Al-Hamdulillah, segala puji milik Allah, Rabb semesta alam. Shalawat dan salam semoga terlimpah kepada Rasulullah –Shallallahu 'Alaihi Wasallam-, keluarga dan para sahabatnya.
Dalam melakukan ibadah, selain harus
memenuhi syarat dan rukun ibadah itu sendiri, seseorang juga harus
memperhatikan beberapa hal yang menjadi syarat atau penentu diterimanya
ibadah itu. Setidaknya, ada dua syarat atau penentu diterimanya suatu
ibadah. Pertama, dikerjakan dengan ikhlas. Kedua, dikerjakan dengan benar.
Fudhail bin Iyadh rahimahullah
mengatakan, "Amal ibadah itu jika dikerjakan dengan ikhlas, namun tidak
benar, tidak akan diterima. Dan apabila dikerjakan dengan benar, namun
tidak ikhlas, tidak diterima pula. Sehingga ibadah itu dikerjakan dengan
ikhlas dan benar." Benar yang dimaksud adalah sesuai dengan ajaran Nabi
Shallallahu 'Alaihi Wasallam, atau dikenal dengan istilah mutaba'atur rasul.

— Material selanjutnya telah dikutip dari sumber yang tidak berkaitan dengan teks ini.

DGRP_EXPORT int dgrp_fasta_encode_batch(const uint8_t *d_raw, int64_t nrec, const int64_t *h_off, const int64_t *h_len,
                                        uint8_t *d_idx, int64_t *h_info, void *d_work, int64_t work_bytes, void *stream_)
{
    hipStream_t stream = (hipStream_t)stream_;
    DGRP_REQUIRE(nrec >= 0 && (nrec == 0 || (h_off && h_len && h_info)), "dgrp_fasta_encode_batch: bad arguments");
    if (nrec == 0) return DGRP_OK;
    int64_t total = 0;
    for (int64_t r = 0; r < nrec; ++r) {
        DGRP_REQUIRE(h_off[r] >= 0 && h_len[r] >= 0, "dgrp_fasta_encode_batch: negative range");
        total += h_len[r];
    }
    DGRP_REQUIRE(total == 0 || (d_raw && d_idx && d_work), "dgrp_fasta_encode_batch: NULL pointer");
    if (work_bytes < dgrp_fasta_batch_workspace_bytes(nrec, total)) {
        dgrp_set_error("dgrp_fasta_encode_batch: workspace too small");
        return DGRP_ENOMEM;
    }
    const int64_t tile_words = (total + SCAN_TILE - 1) / SCAN_TILE + 4 * nrec + 8;
    uint64_t *tiles_base = (uint64_t *)d_work;
    unsigned long long *gbase = (unsigned long long *)((char *)d_work + dgrp_align_up(tile_words * 8, 256));
    std::vector<unsigned long long> init((size_t)nrec * 32, 0ull);
    for (int64_t r = 0; r < nrec; ++r) init[(size_t)r * 32 + 1] = 0x7fffffffffffffffull;
    DGRP_HIP(hipMemcpyAsync(gbase, init.data(), init.size() * 8, hipMemcpyHostToDevice, stream));
    const int64_t SMALL_BYTES = 1 << 20;
    unsigned char *tab = (unsigned char *)(gbase + nrec * 32);
    int64_t *d_off = (int64_t *)tab, *d_len = d_off + nrec;
    uint8_t *d_small = (uint8_t *)(d_len + nrec);
    std::vector<uint8_t> small((size_t)nrec);
    bool any_small = false;
    for (int64_t r = 0; r < nrec; ++r) { small[(size_t)r] = h_len[r] > 0 && h_len[r] <= SMALL_BYTES; any_small |= small[(size_t)r] != 0; }
    if (any_small) {
        DGRP_HIP(hipMemcpyAsync(d_off, h_off, (size_t)nrec * 8, hipMemcpyHostToDevice, stream));
        DGRP_HIP(hipMemcpyAsync(d_len, h_len, (size_t)nrec * 8, hipMemcpyHostToDevice, stream));
        DGRP_HIP(hipMemcpyAsync(d_small, small.data(), (size_t)nrec, hipMemcpyHostToDevice, stream));
        hipLaunchKernelGGL(fasta_record_kernel, dim3((unsigned)nrec), dim3(256), 0, stream, d_raw, d_off, d_len, d_small, d_idx, gbase);
    }
    std::vector<int64_t> grand_at((size_t)nrec, -1);
    int64_t word = 0;
    for (int64_t r = 0; r < nrec; ++r) {
        const int64_t nbytes = h_len[r];
        if (nbytes == 0 || small[(size_t)r]) continue;
        const int64_t ntiles = (nbytes + SCAN_TILE - 1) / SCAN_TILE;
        uint64_t *tiles = tiles_base + word;
        uint64_t *grand = tiles + ntiles + 1;
        grand_at[(size_t)r] = word + ntiles + 1;
        word += ntiles + 3;
        unsigned long long *g = gbase + r * 32;
        const uint8_t *raw = d_raw + h_off[r];
        hipLaunchKernelGGL(fasta_count_kernel, dim3((unsigned)ntiles), dim3(256), 0, stream, raw, nbytes, tiles, g);
        hipLaunchKernelGGL(scan_sums_kernel, dim3(1), dim3(256), 0, stream, tiles, ntiles, grand);
        hipLaunchKernelGGL(fasta_scatter_kernel, dim3((unsigned)ntiles), dim3(256), 0, stream, raw, nbytes, tiles,
                           d_idx + h_off[r], g);
    }
    DGRP_LAUNCH_CHECK();
    std::vector<unsigned long long> hg((size_t)nrec * 32);
    std::vector<uint64_t> htiles((size_t)(word > 0 ? word : 1));
    DGRP_HIP(hipMemcpyAsync(hg.data(), gbase, hg.size() * 8, hipMemcpyDeviceToHost, stream));
    if (word > 0) DGRP_HIP(hipMemcpyAsync(htiles.data(), tiles_base, (size_t)word * 8, hipMemcpyDeviceToHost, stream));
    DGRP_HIP(hipStreamSynchronize(stream));
    for (int64_t r = 0; r < nrec; ++r) {
        int64_t *info = h_info + 4 * r;
        if (h_len[r] == 0) { info[0] = 1; info[1] = 0; info[2] = 0; info[3] = 0; continue; }
        const unsigned long long *g = hg.data() + (size_t)r * 32;
        const int64_t tot = small[(size_t)r] ? (int64_t)g[3] : (int64_t)htiles[(size_t)grand_at[(size_t)r]];
        info[0] = g[0] ? 0 : 1;
        info[1] = tot;
        if (g[2] == 0) { info[2] = tot; info[3] = -tot; }
        else { info[2] = (int64_t)g[1]; info[3] = (int64_t)g[2] - (int64_t)g[1]; }
    }
    return DGRP_OK;
}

Dalam hal ini, tak terkecuali ibadah
haji. Sebagian orang merasakan begitu beratnya berlaku ikhlas dalam
ibadah haji. Sebab, tidak seperti ibadah-ibadah lainnya, jika seseorang
telah melaksanakan haji, ia mesti akan mendapat gelar baru yang tertera
di depan namanya (Bapak Haji). Karena ibadah haji dianggap sebagai suatu
yang sangat istimewa di mata masyarakat umum, maka mereka berusaha
mengagungkannya dan mengukur tingkat kemuliaan seseorang dengan gelar
itu. Karenanya, bagi seseorang yang melaksanakan haji, jika tidak
berhati-hati dengan niatnya, ia bisa terjerumus ke dalam riya dan
kehilangan semua pahala hajinya. Yang menjadi pertanyaan, perlukah gelar
haji itu bagi seorang muslim yang telah melaksanakannya?
Mestinya, selain gelar bapak haji atau
ibu hajah, ada juga gelar bapak/ibu salat, zakat, puasa, atau syahadat.

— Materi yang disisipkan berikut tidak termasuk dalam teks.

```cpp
ProfScope::ProfScope(int cat, double flops, hipStream_t st, double bytes) : idx_(-1), st_(st), c_(nullptr) {
  Context& c = ctx();
  if (!c.opt.profile) return;
  std::lock_guard<std::mutex> lk(c.mu);
  auto get_event = [&]() -> hipEvent_t {
    if (c.ev_used == c.ev_pool.size()) {
      hipEvent_t e;
      if (hipEventCreate(&e) != hipSuccess) return nullptr;
      c.ev_pool.push_back(e);
    }
    return c.ev_pool[c.ev_used++];
  };
  ProfRec r{get_event(), get_event(), cat, flops, bytes};
  if (!r.a || !r.b) return;
  (void)hipEventRecord(r.a, st);
  c.recs.push_back(r);
  idx_ = (int)c.recs.size() - 1;
  c_ = &c;
}
ProfScope::~ProfScope() {
  if (idx_ < 0) return;
  std::lock_guard<std::mutex> lk(c_->mu);
  if ((size_t)idx_ < c_->recs.size()) (void)hipEventRecord(c_->recs[idx_].b, st_);
}

int prof_collect(double* ms, double* flops, double* bytes, int64_t* count, int ncat) {
  Context& c = ctx();
  std::lock_guard<std::mutex> lk(c.mu);
  for (int i = 0; i < ncat; ++i) { ms[i] = 0; flops[i] = 0; count[i] = 0; if (bytes) bytes[i] = 0; }
  int rc = U2_OK;
  for (auto& r : c.recs) {
    float t = 0.f;
    if (hipEventSynchronize(r.b) != hipSuccess || hipEventElapsedTime(&t, r.a, r.b) != hipSuccess) { rc = U2_ERR_LAUNCH; break; }
    if (r.cat >= 0 && r.cat < ncat) {
      ms[r.cat] += t; flops[r.cat] += r.flops; count[r.cat] += 1;
      if (bytes) bytes[r.cat] += r.bytes;
    }
  }
  c.recs.clear();
  c.ev_used = 0;
  return rc;
}

}
```

### u2tokenizer_amd/csrc/pipeline.hip

```cpp
#include "pipeline.h"

namespace u2 {

namespace {

struct Arena {
  char* base;
  size_t cap;
  size_t off = 0, peak = 0;
  bool dry;
  Arena(void* b, size_t c, bool d) : base((char*)b), cap(c), dry(d) {}
  template <typename T>
  T* get(size_t count) {
    const size_t a = (off + 255) & ~(size_t)255;
    off = a + count * sizeof(T);
    if (off > peak) peak = off;
    if (dry) return reinterpret_cast<T*>((uintptr_t)0x1000 + a);
    return (off <= cap) ? reinterpret_cast<T*>(base + a) : nullptr;
  }
  bool ok() const { return dry || peak <= cap; }
};

struct ScratchScope {
  Context& cx;
  hipStream_t st;
  Scratch prev;
  bool on;
  ScratchScope(Context& c, hipStream_t s, void* p, size_t bytes, bool enable) : cx(c), st(s), prev{s, nullptr, 0}, on(enable) {
    if (!on) return;
    prev = cx.scratch_of(st);
    cx.set_scratch(st, p, bytes);
  }
  ~ScratchScope() { if (on) cx.set_scratch(st, prev.p, prev.bytes); }
};

#define U2_RUN(expr)                  \
  do {                                \
    if (!dry) {                       \
      const int e_ = (expr);          \
      if (e_ != U2_OK) return e_;     \
    }                                 \
  } while (0)
#define U2_CHECK_WS(ar) \
  do {                  \
    if (!(ar).ok()) return U2_ERR_WORKSPACE; \
  } while (0)

inline int64_t round_up(int64_t x, int64_t m) { return (x + m - 1) / m * m; }

static GemmDesc linear_desc(const bf16_t* x, int64_t ldx, const bf16_t* w, const bf16_t* b, bf16_t* y, int64_t ldy, int64_t rows,
                            int in, int out, int extra_flags, const bf16_t* R, int64_t ldr, int nsplit, float alpha_lo) {
  GemmDesc g;
  g.A = x; g.B = w; g.C = y; g.bias = b; g.R = R;
  g.M = (int)rows; g.N = out; g.K = in;
  g.lda = ldx; g.ldb = in; g.ldc = ldy; g.ldr = ldr;
  g.flags = (b ? GEMM_BIAS_N : 0) | extra_flags | (R ? GEMM_RESIDUAL : 0);
  g.nsplit = nsplit; g.alpha_lo = alpha_lo;
  return g;
}

int linear(const bf16_t* x, int64_t ldx, const bf16_t* w, const bf16_t* b, bf16_t* y, int64_t ldy, int64_t rows,
           int in, int out, int extra_flags, const bf16_t* R, int64_t ldr, hipStream_t st, int nsplit = 0,
           float alpha_lo = 1.f) {
  return gemm_bf16(linear_desc(x, ldx, w, b, y, ldy, rows, in, out, extra_flags, R, ldr, nsplit, alpha_lo), st);
}

struct AttnCore {
  const bf16_t *q, *k, *v;
  int64_t ldq, ldk, ldv, q_bs, k_bs, v_bs;
  bf16_t* out;
  int64_t ldo, o_bs;
  int nb, Sq, Skv, H, d;
  float scale;
  const bf16_t* rel_bias;
  int max_len;
  bool unfused = false;
};

int attention_core(Arena& ar, const AttnCore& a, bool dry, hipStream_t st) {
  if (!a.unfused && (dry || opts().tok_flash)) {
    const size_t mark = ar.off;
    const size_t wsb = tok_attention_workspace_bytes(a.nb, a.H, a.Sq, a.Skv, a.d);
    char* tws = wsb ? ar.get<char>(wsb) : nullptr;
    U2_CHECK_WS(ar);
    if (!dry && tok_attention_supported(a.q, a.k, a.v, a.out, a.Sq, a.Skv, a.d, a.ldq, a.ldk, a.ldv, a.ldo, a.q_bs, a.k_bs,
                                        a.v_bs, a.o_bs, a.rel_bias, a.max_len)) {
      const int e = tok_attention(a.q, a.k, a.v, a.out, a.nb, a.Sq, a.Skv, a.H, a.d, a.ldq, a.ldk, a.ldv, a.ldo, a.q_bs,
                                  a.k_bs, a.v_bs, a.o_bs, a.scale, a.rel_bias, a.max_len, 0, tws, wsb, st);
      ar.off = mark;
      return e;
    }
    ar.off = mark;
  }
  const size_t mark = ar.off;
  const int64_t ldS = round_up(a.Skv, 8), ldp = ldS;
  const int64_t nz = (int64_t)a.nb * a.H;
  if (nz > 65535) return U2_ERR_ARG;
  float* S = ar.get<float>((size_t)nz * a.Sq * ldS);
  bf16_t* P = ar.get<bf16_t>((size_t)nz * a.Sq * ldp);
  const bool v_in_place = opts().kmajor_b && !(a.Skv & 7) && !(a.d & 7) && !(a.ldv & 7) && !(a.v_bs & 7) && !((uintptr_t)a.v & 15);
  bf16_t* Vt = v_in_place ? nullptr : ar.get<bf16_t>((size_t)a.nb * a.H * a.d * ldp);
  U2_CHECK_WS(ar);
  {
    GemmDesc g;
    g.A = a.q; g.B = a.k; g.C = S;
    g.M = a.Sq; g.N = a.Skv; g.K = a.d;
    g.lda = a.ldq; g.ldb = a.ldk; g.ldc = ldS;
    g.nz = (int)nz; g.nbh = a.H;
    g.sAb = a.q_bs; g.sAh = a.d; g.sBb = a.k_bs; g.sBh = a.d;
    g.sCb = (int64_t)a.H * a.Sq * ldS; g.sCh = (int64_t)a.Sq * ldS;
    g.flags = GEMM_OUT_F32;
    U2_RUN(gemm_bf16(g, st));
  }
  U2_RUN(softmax_rows(S, P, (int)nz, a.Sq, a.Skv, ldS, ldp, (int64_t)a.Sq * ldS, (int64_t)a.Sq * ldp, a.scale,
                      a.rel_bias, a.H, a.max_len, st));
  {
    GemmDesc g;
    g.A = P; g.C = a.out;
    g.M = a.Sq; g.N = a.d;
    g.lda = ldp; g.ldc = a.ldo;
    g.nz = (int)nz; g.nbh = a.H;
    g.sAb = (int64_t)a.H * a.Sq * ldp; g.sAh = (int64_t)a.Sq * ldp;
    g.sCb = a.o_bs; g.sCh = a.d;
    if (v_in_place) {
      g.B = a.v; g.K = a.Skv; g.ldb = a.ldv;
      g.sBb = a.v_bs; g.sBh = a.d;
      g.flags = GEMM_B_KMAJOR;
    } else {
      U2_RUN(transpose_bf16(a.v, Vt, a.nb, a.Skv, a.H * a.d, a.ldv, ldp, a.v_bs, (int64_t)a.H * a.d * ldp, 0, st));
      g.B = Vt; g.K = (int)ldp; g.ldb = ldp;
      g.sBb = (int64_t)a.H * a.d * ldp; g.sBh = (int64_t)a.d * ldp;
    }
    U2_RUN(gemm_bf16(g, st));
  }
  ar.off = mark;
  return U2_OK;
}
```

Jadi, jika seseorang telah melaksanakan kelima rukun Islam, di depan
namanya akan tertera lima gelar itu. Jika tidak dipakai, sebaiknya
dihapus semua. Karena, ketinggian nilai ibadah di sisi Allah itu dilihat
dari ketulusan hati seseorang dalam melakukan hal itu, juga implikasi
sosialnya, bukan dilihat dari jenisnya secara fisik.

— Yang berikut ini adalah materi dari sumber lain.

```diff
+            MF_TRY(pcap.alloc(ctx, np)); MF_TRY(pspill.alloc(ctx, np)); MF_TRY(obase.alloc(ctx, (size_t)np + 1)); MF_TRY(sstat.alloc(ctx, 10));
+            for (int attempt = 0; attempt < 2 && !bufB.p; attempt++) {
+                if (attempt) P.min_len = 0xFFFFFFFFu;
+                MF_HIP(hipMemsetAsync(sstat.p, 0, 80, st));
+                k_skm_split_plan<<<(np + 255) / 256, 256, 0, st>>>(plen.p, np, nd, P, pcap.p, pspill.p, &sstat.p[7]);
+                MF_TRY(mf_scan<1>(ctx, pcap.p, obase.p, np, (uint64_t *)&scal[1]));
+                unsigned long long tot = 0, fl[3] = {0, 0, 0};
+                MF_HIP(hipMemcpyAsync(&tot, &scal[1], 8, hipMemcpyDeviceToHost, st));
+                MF_HIP(hipMemcpyAsync(fl, &sstat.p[7], 24, hipMemcpyDeviceToHost, st));
+                MF_HIP(hipStreamSynchronize(st));
+                if (fl[0] || !fl[2]) {
+                    if (!gapped) { use_once = false; break; }
+                    if (fl[0]) {
+                        if (ctx->opt_verbose) fprintf(stderr, "[mf] skm: a partition of level %zu is too large for the split's 31-bit offsets, using the k-mer path\n", li + 1);
+                        return MF_SKM_FALLBACK;
+                    }
+                }
+                if (!attempt) {
+                    size_t fr = 0, all = 0;
+                    MF_HIP(hipMemGetInfo(&fr, &all));
+                    const double extra = ((double)tot - (double)cap2) * 16.0, room = (double)fr + (double)mf_arena_idle(ctx);
+                    if (ctx->opt_split_test_nofit || (!(spare.p && spare.n >= tot) && extra > room * 0.25)) {
+                        if (ctx->opt_verbose) fprintf(stderr, "[mf] skm: %.1f GB more for the sampled split of level %zu with %.1f GB free: the level takes the two-read form\n", extra / 1e9, li + 1, room / 1e9);
+                        continue;
+                    }
+                }
+                if (spare.p && spare.n >= tot) bufB.swap(spare);
+                else if (bufB.alloc(ctx, std::max<unsigned long long>(tot, cap_last)) != MF_OK) {
+                    if (ctx->opt_verbose) fprintf(stderr, "[mf] skm: no room for %.1f GB of level-%zu records (arena %.1f GB)%s: %s\n", tot * 16 / 1e9, li + 1, ctx->arena_bytes / 1e9,
+                                                  attempt ? "" : ", the level takes the two-read split", mf_last_error());
+                    if (attempt) return MF_SKM_NOMEM;
+                    continue;
+                }
+                cap2 = tot;
+            }
+        }
+        if (!use_once) {
+            if (spare.p && spare.n >= cap2) bufB.swap(spare);
+            else if (bufB.alloc(ctx, std::max<unsigned long long>(cap2, cap_last)) != MF_OK) {
+                if (ctx->opt_verbose) fprintf(stderr, "[mf] skm: no room for %.1f GB of level-%zu records (arena %.1f GB): %s\n", cap2 * 16 / 1e9, li + 1, ctx->arena_bytes / 1e9, mf_last_error());
+                return MF_SKM_NOMEM;
+            }
         }
         mf_buf<uint64_t> ostart; MF_TRY(ostart.alloc(ctx, np2));
         mf_buf<uint32_t> olen; MF_TRY(olen.alloc(ctx, np2));
         mf_buf<uint32_t> oocc; if (last) MF_TRY(oocc.alloc(ctx, np2));
-        const size_t lds = skm_stage_bytes(nd);
+        const size_t lds = use_once ? skm_once_lds(nd) : skm_stage_bytes(nd);
         const unsigned grid = (unsigned)std::min<uint64_t>(np, (uint64_t)ctx->n_cu * (lds > 72 * 1024 ? 1 : 2));
-        {
+        if (use_once) {
+            MF_TRY(skm_set_lds(k_skm_split_once, lds));
+            mf_ktimer t(ctx, "k_skm_split");
+            k_skm_split_once<<<grid, 1024, lds, st>>>(bufA.p, pstart.p, plen.p, np, SKM_DIGIT_BITS - used - bits, bits, bufB.p, obase.p, pspill.p, ostart.p, olen.p,
+                                                      oocc.p, li == 1 ? &scal[6] : nullptr, sstat.p, P.stride, P.slack_pct, P.floor);
+            gapped = true;
+        } else {
             MF_TRY(skm_set_lds(k_skm_split, lds));
             mf_ktimer t(ctx, "k_skm_split");
             k_skm_split<<<grid, 1024, lds, st>>>(bufA.p, pstart.p, plen.p, np, SKM_DIGIT_BITS - used - bits, bits, bufB.p, ostart.p, olen.p, oocc.p,
                                                  li == 1 ? &scal[6] : nullptr, li == 1 ? rebase : 0);
         }
         MF_DBG(ctx, "k_skm_split");
-        if (ctx->opt_verbose >= 2 && last) {
+        if (use_once) {
+            unsigned long long h[8];
+            MF_HIP(hipMemcpyAsync(h, sstat.p, 64, hipMemcpyDeviceToHost, st));
+            MF_HIP(hipStreamSynchronize(st));
+            if (h[6]) return mf_set_error("k_skm_split_once: a two-read pass ran out of room");
+            for (int i = 0; i < 6; i++) sst[i] += h[i];
+            ctx->n_split_redone += h[0]; ctx->n_split_moved += h[1]; ctx->n_split_spilled += h[2];
+            ctx->n_split_sampled += h[3]; ctx->n_split_sampled_sub += h[4]; ctx->n_split_sampled_rec += h[5];
+        }
+        if (ctx->opt_verbose >= 2 && last && !use_once) {
             std::vector<uint32_t> h(np2);
             MF_HIP(hipMemcpyAsync(h.data(), olen.p, np2 * 4, hipMemcpyDeviceToHost, st));
             MF_HIP(hipStreamSynchronize(st));
@@ -1611,7 +1881,7 @@
                     over[q] += e; parts[q] += pr; room[q] += rm;
                 }
             }
-            fprintf(stderr, "[mf] skm split, one-pass what-if: %llu sub-partitions of %.0f records on average (sd %.0f, largest %.0f); sized from a 1/16 sample + slack:\n", (unsigned long long)np2, mean, sd, mx);
+            fprintf(stderr, "[mf] skm split (two reads), what a 1/16-sampled one-read split would meet: %llu sub-partitions of %.0f records on average (sd %.0f, largest %.0f); sized from a 1/16 sample + slack:\n", (unsigned long long)np2, mean, sd, mx);
             for (int q = 0; q < 4; q++)
                 fprintf(stderr, "[mf]     slack %2.0f %%: %.3f %% of the records overflow (%.0f records in %.0f sub-partitions), the regions take %.2f x the records\n", slack[q] * 100.0,
                         100.0 * over[q] / std::max(tot, 1.0), over[q], parts[q], room[q] / std::max(tot, 1.0));
@@ -1744,6 +2014,10 @@
     if (ctx->opt_verbose)
         fprintf(stderr, "[mf] count(skm): slice %u/%u digits [%u,%u): records=%llu levels=%zu bits=%d np=%u distinct so far=%llu\n", slice + 1, n_slices, dlo, dhi,
                 (unsigned long long)cap, lv.size(), total_bits, np, (unsigned long long)dused);
+    if (ctx->opt_verbose && sst[3])
+        fprintf(stderr, "[mf] skm split, one read: %llu partition(s) / %llu sub-partitions / %llu records sized from a sample; %llu sub-partition(s) moved (%.4f %%), "
+                        "%llu records through a spill list (%.4f %%), %llu partition(s) done again with exact ranges\n", sst[3], sst[4], sst[5], sst[1],
+                100.0 * (double)sst[1] / (double)sst[4], sst[2], 100.0 * (double)sst[2] / (double)std::max<unsigned long long>(1, sst[5]), sst[0]);
     return MF_OK;
 }
 
```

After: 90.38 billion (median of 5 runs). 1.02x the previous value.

Maka, wajar jika seorang guru besar
Al-Azhar Kairo, Dr. Sayyid Razak Thawil, pernah menolak dengan tegas
pemakaian gelar haji bagi orang yang telah melaksanakan ibadah tersebut.
Alasannya, gelar itu tidak didapat pada zaman Rasulullah Shallallahu 'Alaihi Wasallam, sahabat, bahkan tabi'in. Ia juga menjelaskan bahwa ibadah seseorang bergantung pada keikhlasannya.
Pernyataan di atas patut untuk disimak
karena selain alasan yang dikemukakan sangat tepat juga kritiknya
mengenai sasaran. Sebenarnya, alasan faktual itu bisa dikembangkan lebih
panjang jika disesuaikan dengan kondisi umat Islam di negara-negara
berkembang, tanpa terkecuali Indonesia, yang bahkan memiliki lembaga
eksklusif yang mewadahi orang-orang yang bergelar haji, yaitu Ikatan
Persaudaraan Haji Indonesia (IPHI).
Gelar Haji memang merupakan
bagian dari legitimasi formal tingkat spiritual seseorang, dan hanya
berhak dimiliki oleh orang yang telah melaksanakan rukun Islam yang
kelima itu. Tetapi, apakah legitimasi formal itu selalu menunjukkan
kualitas spiritual yang substansial?
Sebenarnya, ibadah haji adalah sebagai
bagian dari upaya peningkatan keimanan seseorang, jadi tidak dilihat
dari gelar yang disandang, namun sampai sejauh mana ibadah yang telah
dilaksanakan itu membekas dalam diri, lalu terefleksi dalam kehidupan
sehari-hari. Seharusnya orang yang telah melaksanakan haji mampu
meningkatkan kualitas keimanan dan amal salehnya, seperti kedermawanan,
kepekaan sosial, kerendahan hati, keadilan, dan sifat-sifat terpuji
lainnya. Jika sifat-sifat itu tidak meningkat secara kualitatif, atau
justru malah sebaliknya, dia semakin angkuh, sombong, merasa tinggi, dan
membanggakan gelar hajinya, maka bisa jadi pengorbanan biaya, waktu,
dan tenaga yang dicurahkan untuk pergi ke tanah suci tidak ada nilainya
di sisi Allah, atau bahkan di hadapan manusia.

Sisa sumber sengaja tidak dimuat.